6. The hydrated crystalline polynuclear metal complex of claim 5, wherein the hydrated polynuclear metal complex is [(ZnCl2)3(tpt)2]n·(H2O)1.5.

7. The hydrated crystalline polynuclear metal complex of any of the preceding claims, wherein the hydrated polynuclear metal complex has a porous structure.

8. The hydrated crystalline polynuclear metal complex of any of the preceding claims, wherein X is a halogen selected from the group consisting of Cl, and I.

9. The hydrated crystalline polynuclear metal complex of any one of the preceding claims, wherein the hydrated polynuclear complex is obtained by a method comprising the steps of:

a) layering a volume of a lower alcohol onto a solution of ligand L in a mixture of an organic (nonpolar) solvent and the lower alcohol,

b) layering onto the volume of methanol of step a) a solution of MX2 in a mixture of the lower alcohol and water,

c) obtaining a crystalline material after maintaining the solution obtained in step b) for a period of 1 to 10 days, preferably 3 to 7 days, at a temperature of 15° C. to 40° C., preferably at 20° C. to 30° C., and

d) washing the crystalline material of step c) with an organic (nonpolar) solvent.

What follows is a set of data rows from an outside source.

## Replace global barrier with neighbour hand-off in persistent CG kernel

In the persistent CG kernel with a resident matrix, each workgroup now computes the column window its rows touch and, if that window spans at most one wave of workgroups, publishes its p-ready flag and waits only on the owning neighbour workgroups instead of a grid-wide barrier. The cache invalidate is skipped in that mode. The XL local-x variant is also enabled for K=5. This targets CG solves, not the SpMV benchmark being measured, so the SpMV metric should be largely unaffected. It adds risk around memory visibility when the global invalidate is skipped.

```diff
diff --git a/include/gkomi.h b/include/gkomi.h
--- a/include/gkomi.h
+++ b/include/gkomi.h
@@ -723,6 +723,8 @@
 int64_t gkomi_diag_csr_evicted_applies(void);
 int64_t gkomi_cg_persistent_solves(void);
 int gkomi_cg_persistent_enable(int mode);
+int gkomi_cg_persistent_handoff(int mode);
+int64_t gkomi_cg_persistent_handoff_solves(void);
 int64_t gkomi_gmres_meeting_fallbacks(void);
 int gkomi_cg_solve_f64_i32(gkomi_stream_t s, int64_t n, int64_t nrhs,
                            int64_t nnz, const int32_t* row_ptrs,
diff --git a/repo-8852-ginkgo_amd/csrc/cg_persistent.hpp b/repo-8852-ginkgo_amd/csrc/cg_persistent.hpp
--- a/repo-8852-ginkgo_amd/csrc/cg_persistent.hpp
+++ b/repo-8852-ginkgo_amd/csrc/cg_persistent.hpp
@@ -18,7 +18,8 @@
 
 struct pcg_control {
     unsigned int overrun;
-    unsigned int pad_[15];
+    unsigned int handoff;
+    unsigned int pad_[14];
     unsigned long long ticks[8];
     unsigned long long pad2_[16];
 };
@@ -263,12 +264,59 @@
     return pcg_meet<Block>(slots, stride, nap, nwg, meeting, 0.0, smem, ctl, max_polls, &unused);
 }
 
+__device__ __forceinline__ void pcg_handoff_publish(pcg_slot* slots, int stride, int nwg, long long meeting)
+{
+    asm volatile("s_waitcnt vmcnt(0)" ::: "memory");
+    pcg_sync_lds();
+    pcg_slot* bank = slots + (meeting & 1) * static_cast<int64_t>(nwg + pcg_copies) * stride;
+    if (threadIdx.x == 0) pcg_publish(bank + blockIdx.x * stride, 0.0, meeting);
+}
+
+template <int Block>
+__device__ __forceinline__ bool pcg_handoff_wait(const pcg_slot* slots, int stride, int nap, int nwg,
+                                                 long long meeting, int wlo, int width, double* smem,
+                                                 pcg_control* ctl, long long max_polls)
+{
+    constexpr int nwaves = Block / wave_size;
+    const pcg_slot* bank = slots + (meeting & 1) * static_cast<int64_t>(nwg + pcg_copies) * stride;
+    if (threadIdx.x < wave_size) {
+        int lane = threadIdx.x;
+        asm volatile("" : "+v"(lane));
+        bool have = lane >= width;
+        bool ok = true;
+        long long polls = 0;
+        while (true) {
+            if (!have) {
+                double unused;
+                have = pcg_fetch(bank + static_cast<int64_t>(wlo + lane) * stride, meeting, &unused);
+            }
+            if (__all(have)) break;
+            for (int z = 0; z < nap; ++z) __builtin_amdgcn_s_sleep(1);
+            if (++polls > max_polls ||
+                ((polls & 255) == 0 &&
+                 __hip_atomic_load(&ctl->overrun, __ATOMIC_RELAXED, __HIP_MEMORY_SCOPE_AGENT) != 0)) {
+                ok = false;
+                break;
+            }
+        }
+        if (ok) {
+            __builtin_amdgcn_fence(__ATOMIC_ACQUIRE, "agent");
+            asm volatile("s_waitcnt vmcnt(0)" ::: "memory");
+        }
+        if (threadIdx.x == 0) smem[nwaves] = ok ? 1.0 : 0.0;
+    }
+    pcg_sync_lds();
+    const bool ok = smem[nwaves] != 0.0;
+    if (!ok && threadIdx.x == 0) __hip_atomic_store(&ctl->overrun, 1u, __ATOMIC_RELAXED, __HIP_MEMORY_SCOPE_AGENT);
+    return ok;
+}
+
 template <int R, int K, int Block, bool XL = false>
 __global__ __launch_bounds__(Block) void cg_persistent_kernel(
     int n, int chunk, const int32_t* __restrict__ row_ptrs, const int32_t* __restrict__ col_idxs,
     const double* __restrict__ vals, double* __restrict__ x, double* __restrict__ r, double* pbuf0,
     double* pbuf1, pcg_slot* slots, int stride, int nap, pcg_control* ctl, cg_scalars* scal,
-    long long max_iters, double goal, long long max_polls, int ell_stored, int64_t ell_stride)
+    long long max_iters, double goal, long long max_polls, int ell_stored, int64_t ell_stride, int handoff_on)
 {
     typedef double nt_double2 __attribute__((ext_vector_type(2)));
     typedef int nt_int2 __attribute__((ext_vector_type(2)));
@@ -276,6 +324,7 @@
     __shared__ __attribute__((aligned(16))) double prod[K > 0 ? 2 : (Block * pcg_items)];
     __shared__ unsigned int lcol[K > 0 ? K * R * Block : 1];
     __shared__ double lx[XL ? R * Block : 1];
+    __shared__ int lwin[2];
     __shared__ double smem[Block / wave_size + 1];
     const int nwg = gridDim.x;
     const int tid = threadIdx.x;
@@ -314,8 +363,15 @@
     constexpr int KK = K > 0 ? K : 1;
     double mv[R][KK];
     unsigned int present[R];
+    bool handoff = false;
+    int wlo = 0, width = 0;
     if (K > 0) {
         bool fits = n <= (1 << 28) && (!ell || ell_stored <= K);
+        int cmin = n, cmax = -1;
+        if (tid == 0) {
+            lwin[0] = n;
+            lwin[1] = -1;
+        }
 #pragma unroll
         for (int k = 0; k < R; ++k) {
             const int row = b0 + k * Block + tid;
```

10. The hydrated crystalline polynuclear metal complex of claim 7, wherein when X is Br the solution of ligand L does not contain nitrobenzene.

11. The hydrated crystalline polynuclear metal complex of any one of claim 9 or 10, wherein the ligand L is 2,4,6-tris(4-pyridyl)-1,3,5-triazine (tpt) and MX2 is ZnCl2.

12. The hydrated crystalline polynuclear metal complex of any one of claims 9 to 11, wherein the mixture of lower alcohol/water is a mixture of methanol and water at a volume ratio of 20:3.

13. The hydrated crystalline polynuclear metal complex of any one of claims 9 to 12, wherein the mixture of the organic (nonpolar) solvent and lower alcohol is a mixture of CHCl3 and methanol at a volume ratio of 19:1.

14. The hydrated crystalline polynuclear metal complex of any one of claims 9 to 13, wherein the volume ratio of the solution of ligand L in a mixture of CHCl3/methanol to the volume of methanol to the solution of MX2 in a mixture of methanol/water is 25:2:3.

15. A method of producing a crystal structure analysis sample, comprising bringing the hydrated single crystal polynuclear metal complex according to any one of claims 1 to 14 into contact with an analysis target compound (analyte) containing solution to arrange molecules of an analyte in the pores and/or voids of the hydrated single crystal polynuclear metal complex in an ordered manner.

16. A method for determining a molecular structure of an analysis target compound, comprising performing crystal structure analysis using a crystal structure analysis sample obtained by a method for producing the crystal structure analysis sample according to claim 15.

17. A method of preparing a hydrated crystalline polynuclear metal complex comprising the steps of:

a) layering a volume of methanol onto a solution of ligand L in a mixture of an organic (nonpolar) solvent and a lower alcohol,

b) layering onto the volume of the lower alcohol of step a) a solution of MX2 in a mixture of the lower alcohol and water,

c) obtaining a crystalline material after maintaining the solution obtained in step b) for a period of 1 to 10 days, preferably 3 to 7 days at a temperature of 15° C. to 40° C., preferably at 20° C. to 30° C., and

d) washing the crystalline material of step c) with an organic (nonpolar) solvent.